Background

Glucocerebrosidase (GCase), encoded by the GBA1 gene, is a lysosomal hydrolase that converts glucosylceramide to glucose and ceramide. Loss of function homozygous, and compound heterozygous missense mutations in GBA1 are associated with the accumulation of glucosylceramide and the lysosomal storage disorder Gaucher’s disease (Sidransky, 2012). Whereas heterozygous mutations in GBA1 are associated with increased risk of developing the neurodegenerative movement disorder Parkinson’s disease (PD) (Sidransky and Lopez, 2012). While GBA1 mutations occur in approximately 5-15% of PD cases (Neumann et al., 2009; Sidransky et al., 2009; Lesage et al., 2011), reduced GCase activity is also observed in PD patients without GBA1 mutations (Murphy et al., 2014; Alcalay et al., 2015; Atashrazm et al., 2018), and there is increasing evidence supporting the notion that restoring GCase function is a valid therapeutic option for PD (Schapira 2015; Sardi et al., 2018). Subsequently, a number of small molecule chaperones have been described that can restore GCase function (Khanna et al., 2010 and 2012; Patnaik et al., 2012; McNeill et al., 2014).

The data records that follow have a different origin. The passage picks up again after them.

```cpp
nk_group* group_new(int device, int size) {
  nk_group* g = new nk_group();
  g->device = device;
  g->members.assign((size_t)size, nullptr);
  g->live = size;
  if (hipStreamCreateWithFlags(&g->stream, hipStreamNonBlocking) != hipSuccess) { delete g; return nullptr; }
  g->tab_cap = (size_t)8 << 20;
  if (hipHostMalloc(reinterpret_cast<void**>(&g->h_tab), g->tab_cap, hipHostMallocDefault) != hipSuccess ||
      hipMalloc(reinterpret_cast<void**>(&g->d_tab), g->tab_cap) != hipSuccess) {
    if (g->h_tab) (void)hipHostFree(g->h_tab);
    (void)hipStreamDestroy(g->stream);
    delete g;
    return nullptr;
  }
  return g;
}
void group_attach(nk_group* g, int slot, nk_ctx* c) {
  g->members[(size_t)slot] = c;
  c->group = g;
  c->gstate = new nk_member_state();
}
static std::atomic<uint64_t> g_counters[CNT_N];
void count_event(int which) { if (which >= 0 && which < CNT_N) g_counters[which].fetch_add(1, std::memory_order_relaxed); }
uint64_t read_counter(int which) { return g_counters[which].load(std::memory_order_relaxed); }
hipError_t real_stream_sync(hipStream_t s) { return hipStreamSynchronize(s); }
hipError_t real_event_sync(hipEvent_t e) { return hipEventSynchronize(e); }
hipStream_t group_stream(nk_group* g) { return g->stream; }
void group_detach(nk_ctx* c) {
  nk_group* g = c->group;
  if (!g) return;
  bool last = false;
  {
    std::unique_lock<std::mutex> lk(g->mu);
    nk_member_state* s = st(c);
    if (!s->ops.empty()) (void)flush_and_sync_locked(g, std::vector<nk_ctx*>{c});
    if (s->entered) { s->entered = false; g->active--; }
    for (auto& m : g->members) if (m == c) m = nullptr;
    last = --g->live == 0;
    if (!last && g->active > 0 && g->waiting >= g->active) {
      const std::vector<nk_ctx*> ready = waiting_members(g);
      const int rc = flush_and_sync_locked(g, ready);
      release_waiters_locked(g, ready, rc);
      g->cv.notify_all();
    }
  }
  delete c->gstate;
  c->gstate = nullptr;
  c->group = nullptr;
  if (last) {
    (void)hipStreamSynchronize(g->stream);
    (void)hipFree(g->d_tab);
    (void)hipHostFree(g->h_tab);
    (void)hipStreamDestroy(g->stream);
    delete g;
  }
}
int group_enter(nk_ctx* c) {
  nk_group* g = c->group;
  if (!g) return NK_OK;
  std::lock_guard<std::mutex> lk(g->mu);
  if (!st(c)->entered) { st(c)->entered = true; g->active++; }
  return NK_OK;
}
int group_leave(nk_ctx* c) {
  nk_group* g = c->group;
  if (!g) return NK_OK;
  std::unique_lock<std::mutex> lk(g->mu);
  nk_member_state* s = st(c);
  if (!s->entered) return NK_OK;
  int rc_own = NK_OK;
  if (!s->ops.empty())
    rc_own = flush_and_sync_locked(g, std::vector<nk_ctx*>{c});
  s->entered = false;
  g->active--;
  if (g->active > 0 && g->at_align >= g->active) {
    g->at_align = 0;
    g->align_gen++;
  }
  if (g->active > 0 && g->waiting >= g->active) {
    const std::vector<nk_ctx*> ready = waiting_members(g);
    const int rc = flush_and_sync_locked(g, ready);
    release_waiters_locked(g, ready, rc);
    lk.unlock();
    g->cv.notify_all();
  }
  return rc_own;
}
void group_stats(nk_ctx* c, uint64_t out[4]) {
  nk_group* g = c->group;
  out[0] = out[1] = out[2] = out[3] = 0;
  if (!g) return;
  std::lock_guard<std::mutex> lk(g->mu);
  out[0] = g->n_flush; out[1] = g->n_launch_merged; out[2] = g->n_launch_single; out[3] = g->n_units_merged;
}

}
```

nys_koop_lqr_amd/csrc/nk_sqrt_schedule.h:

```cpp
#pragma once
#include <cmath>

namespace nk {

inline double ns_p3(double x) { return x * (3.0 - x) * (3.0 - x) * 0.25; }

inline double ns_interval_estimate(double fro, double tr, int m) {
  double a_lo;
  const double lam1 = fro < 1.0 ? fro : 1.0;
  if (m > 1 && tr > lam1) a_lo = (tr - lam1) / (m - 1);
  else a_lo = tr / m * 1e-2;
  if (!(a_lo > 0.0) || !std::isfinite(a_lo)) a_lo = 1e-12;
  if (a_lo > 1.0) a_lo = 1.0;
  return a_lo;
}

inline double ns_scale(double a, double b) { return 3.0 / (a + std::sqrt(a * b) + b); }

inline void ns_advance(double s2, double& a, double& b) {
  const double xa = s2 * a, xb = s2 * b;
  const double lo = ns_p3(xa) < ns_p3(xb) ? ns_p3(xa) : ns_p3(xb);
  b = (xa <= 1.0 && xb >= 1.0) ? 1.0 : (ns_p3(xa) > ns_p3(xb) ? ns_p3(xa) : ns_p3(xb));
  a = lo < b ? lo : b;
}

constexpr int NS_MAX_STEPS = 100;
struct NsSchedule {
  int kmax = 0;
  double s2[128];
  bool check[128];
};
inline NsSchedule ns_queued_schedule(double estimate, double true_lower) {
  NsSchedule sch;
  double ta = true_lower, tb = 1.0;
  if (ta > estimate) ta = estimate;
  const double a_sched = std::pow(estimate, 0.8) * std::pow(ta, 0.2);
  double a = a_sched, b = 1.0;
  int kconv = -1;
  for (int k = 0; k < NS_MAX_STEPS; ++k) {
    if (kconv < 0 && ta >= 1.0 - 1e-9 && tb <= 1.0 + 1e-9) kconv = k;
    sch.check[k] = a >= 0.5;
    const double s2 = ns_scale(a, b);
    sch.s2[k] = s2;
    ns_advance(s2, a, b);
    ns_advance(s2, ta, tb);
    if (kconv >= 0 && k >= kconv + 1) { sch.kmax = k + 1; break; }
  }
  if (sch.kmax == 0) sch.kmax = NS_MAX_STEPS;
  return sch;
}

}
```

nys_koop_lqr_amd/csrc/nk_sqrtm.hip:

```cpp
#include "nk_common.h"
#include "nk_tn.h"
#include "nk_sqrt_schedule.h"

#include <algorithm>
#include <cmath>

namespace nk {

static int read_scalar(nk_ctx* ctx, const double* d_ptr, double* out) {
  NK_HIP(hipMemcpyAsync(ctx->h_scalars + HS_SCRATCH, d_ptr, sizeof(double), hipMemcpyDeviceToHost, ctx->stream));
  NK_HIP(hipStreamSynchronize(ctx->stream));
  *out = ctx->h_scalars[HS_SCRATCH];
  return NK_OK;
}

struct CoupledBufs {
  double *Y = nullptr, *Z = nullptr, *Yn = nullptr, *Zn = nullptr, *M = nullptr, *T = nullptr;
  double *Yt = nullptr, *Zt = nullptr, *Ytn = nullptr, *Ztn = nullptr;
};
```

The assessment of GCase activity in PD patients can help inform which patients may benefit from such therapies, by identifying those with reduced enzyme activity. Assessment of GCase activity could also be used to gauge the efficacy of proposed therapies to restore GCase function. The efficacy of chaperone-based therapies for restoring GCase function have predominantly been assessed by measuring changes in GCase protein by immunoblotting, or by indirectly measuring GCase activity using mass spectrometry-based assays. Although these approaches have proven useful and do have advantages (Wolf et al., 2018), they are also limited in their ability to distinguish between blood cell types, assay GCase activity in intact living cells, and are potentially less clinically amenable than other techniques. Another current approach to measuring GCase activity involves the use of the non-natural substrate 4-MUG (4-Methylumbelliferyl β-D-galactopyranoside), which when cleaved by GCase produces the fluorescent product 4-methylumbelliferon (4-MU). However, 4-MUG is also a substrate for non-lysosomal GCase (encoded by GBA2) (Boot et al., 2007) requiring the purification of lysosomes or performing the assay at distinguishing pH to add specificity.

The current protocol presented here utilises a selective lysosomal GCase substrate 5-(Pentafluorobenzoylamino) Fluorescein Di-beta-D-Glucopyranoside (PFB-FDGlu), which is metabolised by GCase to yield fluorescein. PFB-FDGlu is cell permeable and can be used with a flow cytometer to measure GCase activity in living cells on a single-cell basis. This protocol has been adapted from earlier studies describing and validating the use of PFB-FDGlu for assessing GCase activity, primarily in the context of Gaucher’s disease (Lorincz et al., 1997; van Es et al., 1997; Rudensky et al., 2003). The ability to combine PFB-FDGlu with other phenotypic indicators, such as a viability stain and antibodies to label cell surface markers is advantageous, as it enables identification of distinct target cell populations in which GCase activity may be modulated.